> _REQUIRED ACTION_
When you reach the line in the listing below that contains "for (int i = 0; i < 9; ++i) s_F64[i]", begin returning lines exactly as written, and stop after the line that contains "static constexpr bool OWN = false;". Return no other lines.
Segment Start: GIVEN DATA
__device__ __forceinline__ int view_count1(const pm_points_view& v)
{
    int c = v.cap;
    if (v.counts) { const int raw = *v.counts; c = raw < 0 ? 0 : (raw > v.cap ? v.cap : raw); }
    return c;
}
__device__ __forceinline__ void view_offsets(const pm_points_view& v, int* __restrict__ offs, int tid)
{
    if (tid < 64) {
        int c = 0;
        if (tid < v.parts) {
            c = v.cap;
            if (v.counts) {
                const int raw = v.counts[static_cast<size_t>(tid) * v.pitch_cnt];
                c = raw < 0 ? 0 : (raw > v.cap ? v.cap : raw);
            }
        }
        int incl = c;
#pragma unroll
        for (int o = 1; o < 64; o <<= 1) {
            const int up = __shfl_up(incl, o, 64);
            if (tid >= o) incl += up;
        }
        if (tid < v.parts) offs[tid] = incl - c;
        if (tid == v.parts - 1) offs[v.parts] = incl;
    }
}

__device__ __forceinline__ void view_point(const pm_points_view& v, const int* __restrict__ offs, int i, float2& a, float2& b)
{
    size_t e = 2 * static_cast<size_t>(i);
    if (v.parts > 1) {
        int p = 0;
        while (p + 1 < v.parts && i >= offs[p + 1]) ++p;
        e = static_cast<size_t>(p) * static_cast<size_t>(v.pitch_xy) + 2 * static_cast<size_t>(i - offs[p]);
    }
    a = *reinterpret_cast<const float2*>(v.xy1 + e);
    b = *reinterpret_cast<const float2*>(v.xy2 + e);
}

template <typename DIAG>
__device__ __forceinline__ bool hyp_model_view(const pm_points_view& v, const int* __restrict__ offs, int n, uint64_t seed,
                                               uint64_t h, double (&F)[9])
{
    int idx[8];
    DIAG::solve(5);
    sample8(seed, h, n, idx);
    DIAG::solve(6);
    double x1[8], y1[8], x2[8], y2[8];
#pragma unroll
    for (int i = 0; i < 8; ++i) {
        float2 a, b;
// ... 95 lines not shown
                                           const f32x2 (&YP)[PPT2], float thr2, bool first, int lane, int wave, int team)
{
    if (team >= hcount) return;
    f32x4v m0 = *reinterpret_cast<const f32x4v*>(&mdl[team][0]);
    f32x4v m1 = *reinterpret_cast<const f32x4v*>(&mdl[team][4]);
    f32x2 m2 = *reinterpret_cast<const f32x2*>(&mdl[team][8]);
    for (int s = team; s < hcount; s += RF_TEAMS) {
        const f32x4v c0 = m0, c1 = m1;
        const f32x2 c2 = m2;
        const int sn = s + RF_TEAMS < hcount ? s + RF_TEAMS : s;
        m0 = *reinterpret_cast<const f32x4v*>(&mdl[sn][0]);
        m1 = *reinterpret_cast<const f32x4v*>(&mdl[sn][4]);
        m2 = *reinterpret_cast<const f32x2*>(&mdl[sn][8]);
        const ModelS ms = model_to_sgprs(c0, c1, c2);
        unsigned long long va[KM], vb[KM];
        const float fs[9] = {c0[0], c0[1], c0[2], c0[3], c1[0], c1[1], c1[2], c1[3], c2[0]};
#pragma unroll
        for (int k = 0; k < KM; ++k) {
            bool ia, ib;
            if constexpr (DIAG::scalar_fma) {
                ia = inlier32<KIND>(fs, X[k][0], Y[k][0], XP[k][0], YP[k][0], thr2);
                ib = inlier32<KIND>(fs, X[k][1], Y[k][1], XP[k][1], YP[k][1], thr2);
            } else {
                inlier_pk_model<KIND>(ms, X[k], Y[k], XP[k], YP[k], thr2, ia, ib);
            }
            va[k] = __ballot(ia);
            vb[k] = __ballot(ib);
        }
        int c = 0;
#pragma unroll
        for (int k = 0; k < KM; ++k) c += __popcll(va[k]) + __popcll(vb[k]);
        if (lane == 0) {
            if (first) cnt[wave][s] = c;
            else __hip_atomic_fetch_add(&cnt[wave][s], c, __ATOMIC_RELAXED, __HIP_MEMORY_SCOPE_WORKGROUP);
        }
    }
}

template <int NWAVES>
__device__ __forceinline__ unsigned long long wg_max_u64(unsigned long long key, unsigned long long* __restrict__ wk, int tid)
{
    key = pm::wave_max_u64(key);
    __syncthreads();
    if ((tid & 63) == 0) wk[tid >> 6] = key;
    __syncthreads();
    unsigned long long k = wk[0];
#pragma unroll
    for (int w = 1; w < NWAVES; ++w) k = wk[w] > k ? wk[w] : k;
    return k;
}

template <int KIND, int PPT2, typename DIAG>
__global__ __launch_bounds__(RF_WG) void ransac_fused(pm_points_view v, uint64_t seed, int64_t hyp_begin, int nh, int hb,
                                                           float thr2, RfSlot* __restrict__ slots, int* __restrict__ ticket,
                                                           RfOut out)
{
    __shared__ __attribute__((aligned(16))) float s_mdl[RF_HB_MAX][12];
    __shared__ double s_m64[RF_HB_MAX][9];
    __shared__ int s_cnt[RF_THREADS / 64][RF_HB_MAX];
    __shared__ int s_offs[PM_MAX_PARTS + 1];
    __shared__ unsigned long long s_wk[RF_WG / 64];
    __shared__ double s_F64[9];
    __shared__ int s_role;
    __shared__ int s_wc[RF_THREADS / 64];

    const int tid = threadIdx.x, lane = tid & 63, wave = tid >> 6;
    const int team = tid / RF_THREADS, ttid = tid % RF_THREADS, twave = wave % (RF_THREADS / 64);
    DIAG::phase(0);
    int n;
    if (v.parts == 1) {
        n = view_count1(v);
    } else {
        view_offsets(v, s_offs, tid);
        __syncthreads();
        n = s_offs[v.parts];
    }
    DIAG::phase(1);

    constexpr int RF_TILE = RF_PTS_PER_SLOT * PPT2;
    const int ntiles = n > RF_TILE ? (n + RF_TILE - 1) / RF_TILE : 1;
    f32x2 X[PPT2], Y[PPT2], XP[PPT2], YP[PPT2];
    const float nanv = __builtin_nanf("");
    auto load_tile = [&](int t) -> int {
        const int base = t * RF_TILE;
        int kmax = (n - base + RF_PTS_PER_SLOT - 1) / RF_PTS_PER_SLOT;
        kmax = kmax < 0 ? 0 : (kmax > PPT2 ? PPT2 : kmax);
#pragma unroll
        for (int k = 0; k < PPT2; ++k) {
            X[k] = f32x2{nanv, nanv}; Y[k] = X[k]; XP[k] = X[k]; YP[k] = X[k];
            if (k < kmax) {
                const int i0 = base + 2 * (k * RF_THREADS + ttid);
                float2 a0 = {nanv, nanv}, b0 = a0, a1 = a0, b1 = a0;
                if (v.parts == 1) {
                    const int j0 = i0 < n ? i0 : n - 1, j1 = i0 + 1 < n ? i0 + 1 : n - 1;
                    a0 = *reinterpret_cast<const float2*>(v.xy1 + 2 * static_cast<size_t>(j0));
                    a1 = *reinterpret_cast<const float2*>(v.xy1 + 2 * static_cast<size_t>(j1));
                    b0 = *reinterpret_cast<const float2*>(v.xy2 + 2 * static_cast<size_t>(j0));
                    b1 = *reinterpret_cast<const float2*>(v.xy2 + 2 * static_cast<size_t>(j1));
                    if (i0 >= n) { a0 = float2{nanv, nanv}; b0 = a0; }
                    if (i0 + 1 >= n) { a1 = float2{nanv, nanv}; b1 = a1; }
                } else {
                    if (i0 < n) view_point(v, s_offs, i0, a0, b0);
                    if (i0 + 1 < n) view_point(v, s_offs, i0 + 1, a1, b1);
                }
                X[k] = f32x2{a0.x, a1.x}; Y[k] = f32x2{a0.y, a1.y};
                XP[k] = f32x2{b0.x, b1.x}; YP[k] = f32x2{b0.y, b1.y};
            }
        }
        return kmax;
    };
    DIAG::phase(2);

    const int h0 = static_cast<int>(blockIdx.x) * hb;
    const int hcount = nh - h0 < hb ? nh - h0 : hb;
    if (tid < hcount) {
        double F[9];
        bool ok = false;
#pragma unroll
        for (int i = 0; i < 9; ++i) F[i] = 0.0;
        if (n >= 8) ok = hyp_model_view<DIAG>(v, s_offs, n, seed, static_cast<uint64_t>(hyp_begin + h0 + tid), F);
#pragma unroll
        for (int i = 0; i < 9; ++i) { s_mdl[tid][i] = static_cast<float>(F[i]); s_m64[tid][i] = F[i]; }
        s_mdl[tid][9] = ok ? 1.f : 0.f;
        s_mdl[tid][10] = 0.f; s_mdl[tid][11] = 0.f;
    }
    DIAG::phase(3);
    int kmax = load_tile(0);
    __syncthreads();
    DIAG::phase(4);

    for (int t = 0; t < ntiles; ++t) {
        if (t > 0) kmax = load_tile(t);
        switch (kmax) {
#define PM_CASE(KM_) case KM_: score_tile<KIND, PPT2, (KM_ <= PPT2 ? KM_ : PPT2), DIAG>(s_mdl, s_cnt, hcount, X, Y, XP, YP, thr2, t == 0, lane, twave, team); break;
            PM_CASE(1) PM_CASE(2) PM_CASE(3) PM_CASE(4) PM_CASE(5) PM_CASE(6) PM_CASE(7) PM_CASE(8) PM_CASE(9) PM_CASE(10)
#undef PM_CASE
            default:
                if (team == 0) for (int s = lane; s < hcount; s += 64) s_cnt[twave][s] = t == 0 ? 0 : s_cnt[twave][s];
                break;
        }
    }
    DIAG::phase(5);
    __syncthreads();

    unsigned long long key = 0ull;
    if (tid < hcount && s_mdl[tid][9] != 0.f) {
        int c = 0;
#pragma unroll
        for (int w = 0; w < RF_THREADS / 64; ++w) c += s_cnt[w][tid];
        key = (static_cast<unsigned long long>(static_cast<uint32_t>(c)) << 32) |
              static_cast<unsigned long long>(0xFFFFFFFFu - static_cast<uint32_t>(hyp_begin + h0 + tid));
    }
    const unsigned long long kbest = wg_max_u64<RF_WG / 64>(key, s_wk, tid);
    if (wave == 0) {
        const int sb = kbest ? static_cast<int>(static_cast<int64_t>(0xFFFFFFFFu - static_cast<uint32_t>(kbest)) - hyp_begin) - h0 : 0;
        RfSlot* sl = slots + blockIdx.x;
        if (lane < 9) __hip_atomic_store(&sl->F[lane], kbest ? s_m64[sb][lane] : 0.0, __ATOMIC_RELAXED, __HIP_MEMORY_SCOPE_AGENT);
        if (lane == 9) __hip_atomic_store(&sl->key, kbest, __ATOMIC_RELAXED, __HIP_MEMORY_SCOPE_AGENT);
        asm volatile("s_waitcnt vmcnt(0)" ::: "memory");
        if (lane == 0) {
            const int tk = __hip_atomic_fetch_add(ticket, 1, __ATOMIC_RELAXED, __HIP_MEMORY_SCOPE_AGENT);
            s_role = tk == static_cast<int>(gridDim.x) - 1 ? 1 : 0;
        }
    }
    __syncthreads();
    DIAG::phase(6);
    if (s_role == 0) { DIAG::phase(9); return; }

    if (tid == 0) __hip_atomic_store(ticket, 0, __ATOMIC_RELAXED, __HIP_MEMORY_SCOPE_AGENT);
    unsigned long long kb = 0ull;
    double fb[9];
#pragma unroll
    for (int i = 0; i < 9; ++i) fb[i] = 0.0;
    for (int j = tid; j < static_cast<int>(gridDim.x); j += RF_WG) {
        const unsigned long long kj = __hip_atomic_load(&slots[j].key, __ATOMIC_RELAXED, __HIP_MEMORY_SCOPE_AGENT);
        double fj[9];
#pragma unroll
        for (int i = 0; i < 9; ++i) fj[i] = __hip_atomic_load(&slots[j].F[i], __ATOMIC_RELAXED, __HIP_MEMORY_SCOPE_AGENT);
        if (kj > kb) {
            kb = kj;
#pragma unroll
            for (int i = 0; i < 9; ++i) fb[i] = fj[i];
        }
    }
    const unsigned long long kwin = wg_max_u64<RF_WG / 64>(kb, s_wk, tid);
    const bool ok = kwin != 0ull && n >= 8;
    if (tid < 9) s_F64[tid] = 0.0;
    __syncthreads();
    if (ok && kb == kwin) {
#pragma unroll
        for (int i = 0; i < 9; ++i) s_F64[i] = fb[i];
    }
    __syncthreads();
    DIAG::phase(7);
    if (out.shard) {
        if (tid < 9) out.rec->F[tid] = s_F64[tid];
        if (tid == 9) out.rec->key = ok ? kwin : 0ull;
        return;
    }
    if (tid < 9) {
        if (out.F) out.F[tid] = s_F64[tid];
        if (out.fo) { out.fo->F[tid] = s_F64[tid]; out.fo->F32[tid] = static_cast<float>(s_F64[tid]); }
    }
    if (tid == 9) {
        *out.key = ok ? kwin : 0ull;
        if (out.fo) out.fo->valid = ok ? 1 : 0;
    }
    float fw[9];
#pragma unroll
    for (int i = 0; i < 9; ++i) fw[i] = static_cast<float>(s_F64[i]);
    int mine = 0;
    if (team == 0) {
        for (int t = 0; t < ntiles; ++t) {
            if (ntiles > 1) kmax = load_tile(t);
#pragma unroll
            for (int k = 0; k < PPT2; ++k) {
                if (k < kmax) {
                    bool ia, ib;
                    inlier32_x2_flags<KIND>(fw, X[k], Y[k], XP[k], YP[k], thr2, ia, ib);
                    ia = ia && ok; ib = ib && ok;
                    const int i0 = t * RF_TILE + 2 * (k * RF_THREADS + ttid);
                    if (i0 < out.mask_len) out.mask[i0] = ia ? 1 : 0;
                    if (i0 + 1 < out.mask_len) out.mask[i0 + 1] = ib ? 1 : 0;
                    mine += __popcll(__ballot(ia)) + __popcll(__ballot(ib));
                }
            }
        }
        if (lane == 0) s_wc[twave] = mine;
    }
    const int covered = n > 0 ? (n + RF_PTS_PER_SLOT - 1) / RF_PTS_PER_SLOT * RF_PTS_PER_SLOT : 0;
    for (int i = covered + tid; i < out.mask_len; i += RF_WG) out.mask[i] = 0;
    __syncthreads();
    if (tid == 0) {
        int tot = 0;
#pragma unroll
        for (int w = 0; w < RF_THREADS / 64; ++w) tot += s_wc[w];
        if (out.n_inliers) *out.n_inliers = tot;
        if (out.fo) out.fo->n_inliers = tot;
    }
    DIAG::phase(8);
    DIAG::phase(9);
}

constexpr int RL_WAVES = 12;
constexpr int RL_THREADS = RL_WAVES * 64;
constexpr int RL_SLOT_PTS = 128;
constexpr int RL_MAX_SLOTS = 64;

struct GeomF {
    static constexpr bool OWN = false;
    static constexpr int PLANES = 4, MW = 12, FLAG = 9, WORDS = 9, MAX_SLOTS = RL_MAX_SLOTS;
};
template <typename M, typename = void>
struct GeomOf {
    using type = GeomF;
};
template <typename M>
struct GeomOf<M, std::void_t<typename M::Geom>> {
    using type = typename M::Geom;
};

template <typename MODEL, int NH>
__device__ __forceinline__ void score_lds(const float (*s_mdl)[12], int* s_cnt, const f32x2* pp, int kslots, int s0, float thr2, int lane)
{
    ModelS ms[NH];
    int c[NH];
#pragma unroll
    for (int h = 0; h < NH; ++h) {
        const float* m = s_mdl[s0 + h * RL_WAVES];
        ms[h] = model_to_sgprs(*reinterpret_cast<const f32x4v*>(m), *reinterpret_cast<const f32x4v*>(m + 4),
                               *reinterpret_cast<const f32x2*>(m + 8));
        c[h] = 0;
    }
    for (int slot = 0; slot < kslots; ++slot) {
        const f32x2 x = pp[0], y = pp[64], xp = pp[128], yp = pp[192];
        pp += 256;
#pragma unroll
        for (int h = 0; h < NH; ++h) {
            bool ia, ib;
            MODEL::inlier_pk(ms[h], x, y, xp, yp, thr2, ia, ib);
            c[h] += __popcll(__ballot(ia)) + __popcll(__ballot(ib));
        }
    }
    if (lane == 0) {
// ... 10 lines not shown
        typename MODEL::Regs ms[NH];
        int c[NH];
#pragma unroll
        for (int h = 0; h < NH; ++h) {
            ms[h] = MODEL::regs(s_mdl[ss[h]]);
            c[h] = 0;
        }
        for (int slot = 0; slot < kslots; ++slot) {
            f32x2 op[G::PLANES];
#pragma unroll
            for (int q = 0; q < G::PLANES; ++q) op[q] = pp[64 * q];
            pp += 64 * G::PLANES;
#pragma unroll
            for (int h = 0; h < NH; ++h) {
                bool ia, ib;
                MODEL::inlier_pk(ms[h], op, thr2, ia, ib);
                c[h] += __popcll(__ballot(ia)) + __popcll(__ballot(ib));
            }
        }
        if (lane == 0) {
#pragma unroll
            for (int h = 0; h < NH; ++h) s_cnt[ss[h]] += c[h];
        }
    } else {
        ModelS ms[NH];
        int c[NH];
#pragma unroll
        for (int h = 0; h < NH; ++h) {
            const float* m = s_mdl[ss[h]];
            ms[h] = model_to_sgprs(*reinterpret_cast<const f32x4v*>(m), *reinterpret_cast<const f32x4v*>(m + 4),
                                   *reinterpret_cast<const f32x2*>(m + 8));
            c[h] = 0;
        }
        for (int slot = 0; slot < kslots; ++slot) {
            const f32x2 x = pp[0], y = pp[64], xp = pp[128], yp = pp[192];
            pp += 256;
#pragma unroll
            for (int h = 0; h < NH; ++h) {
                bool ia, ib;
                MODEL::inlier_pk(ms[h], x, y, xp, yp, thr2, ia, ib);
                c[h] += __popcll(__ballot(ia)) + __popcll(__ballot(ib));
            }
        }
        if (lane == 0) {
#pragma unroll
            for (int h = 0; h < NH; ++h) s_cnt[ss[h]] += c[h];
        }
    }
}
Segment End: GIVEN DATA
> _RESULT OF THE EXERCISE_
        for (int i = 0; i < 9; ++i) s_F64[i] = fb[i];
    }
    __syncthreads();
    DIAG::phase(7);
    if (out.shard) {
        if (tid < 9) out.rec->F[tid] = s_F64[tid];
        if (tid == 9) out.rec->key = ok ? kwin : 0ull;
        return;
    }
    if (tid < 9) {
        if (out.F) out.F[tid] = s_F64[tid];
        if (out.fo) { out.fo->F[tid] = s_F64[tid]; out.fo->F32[tid] = static_cast<float>(s_F64[tid]); }
    }
    if (tid == 9) {
        *out.key = ok ? kwin : 0ull;
        if (out.fo) out.fo->valid = ok ? 1 : 0;
    }
    float fw[9];
#pragma unroll
    for (int i = 0; i < 9; ++i) fw[i] = static_cast<float>(s_F64[i]);
    int mine = 0;
    if (team == 0) {
        for (int t = 0; t < ntiles; ++t) {
            if (ntiles > 1) kmax = load_tile(t);
#pragma unroll
            for (int k = 0; k < PPT2; ++k) {
                if (k < kmax) {
                    bool ia, ib;
                    inlier32_x2_flags<KIND>(fw, X[k], Y[k], XP[k], YP[k], thr2, ia, ib);
                    ia = ia && ok; ib = ib && ok;
                    const int i0 = t * RF_TILE + 2 * (k * RF_THREADS + ttid);
                    if (i0 < out.mask_len) out.mask[i0] = ia ? 1 : 0;
                    if (i0 + 1 < out.mask_len) out.mask[i0 + 1] = ib ? 1 : 0;
                    mine += __popcll(__ballot(ia)) + __popcll(__ballot(ib));
                }
            }
        }
        if (lane == 0) s_wc[twave] = mine;
    }
    const int covered = n > 0 ? (n + RF_PTS_PER_SLOT - 1) / RF_PTS_PER_SLOT * RF_PTS_PER_SLOT : 0;
    for (int i = covered + tid; i < out.mask_len; i += RF_WG) out.mask[i] = 0;
    __syncthreads();
    if (tid == 0) {
        int tot = 0;
#pragma unroll
        for (int w = 0; w < RF_THREADS / 64; ++w) tot += s_wc[w];
        if (out.n_inliers) *out.n_inliers = tot;
        if (out.fo) out.fo->n_inliers = tot;
    }
    DIAG::phase(8);
    DIAG::phase(9);
}

constexpr int RL_WAVES = 12;
constexpr int RL_THREADS = RL_WAVES * 64;
constexpr int RL_SLOT_PTS = 128;
constexpr int RL_MAX_SLOTS = 64;

struct GeomF {
    static constexpr bool OWN = false;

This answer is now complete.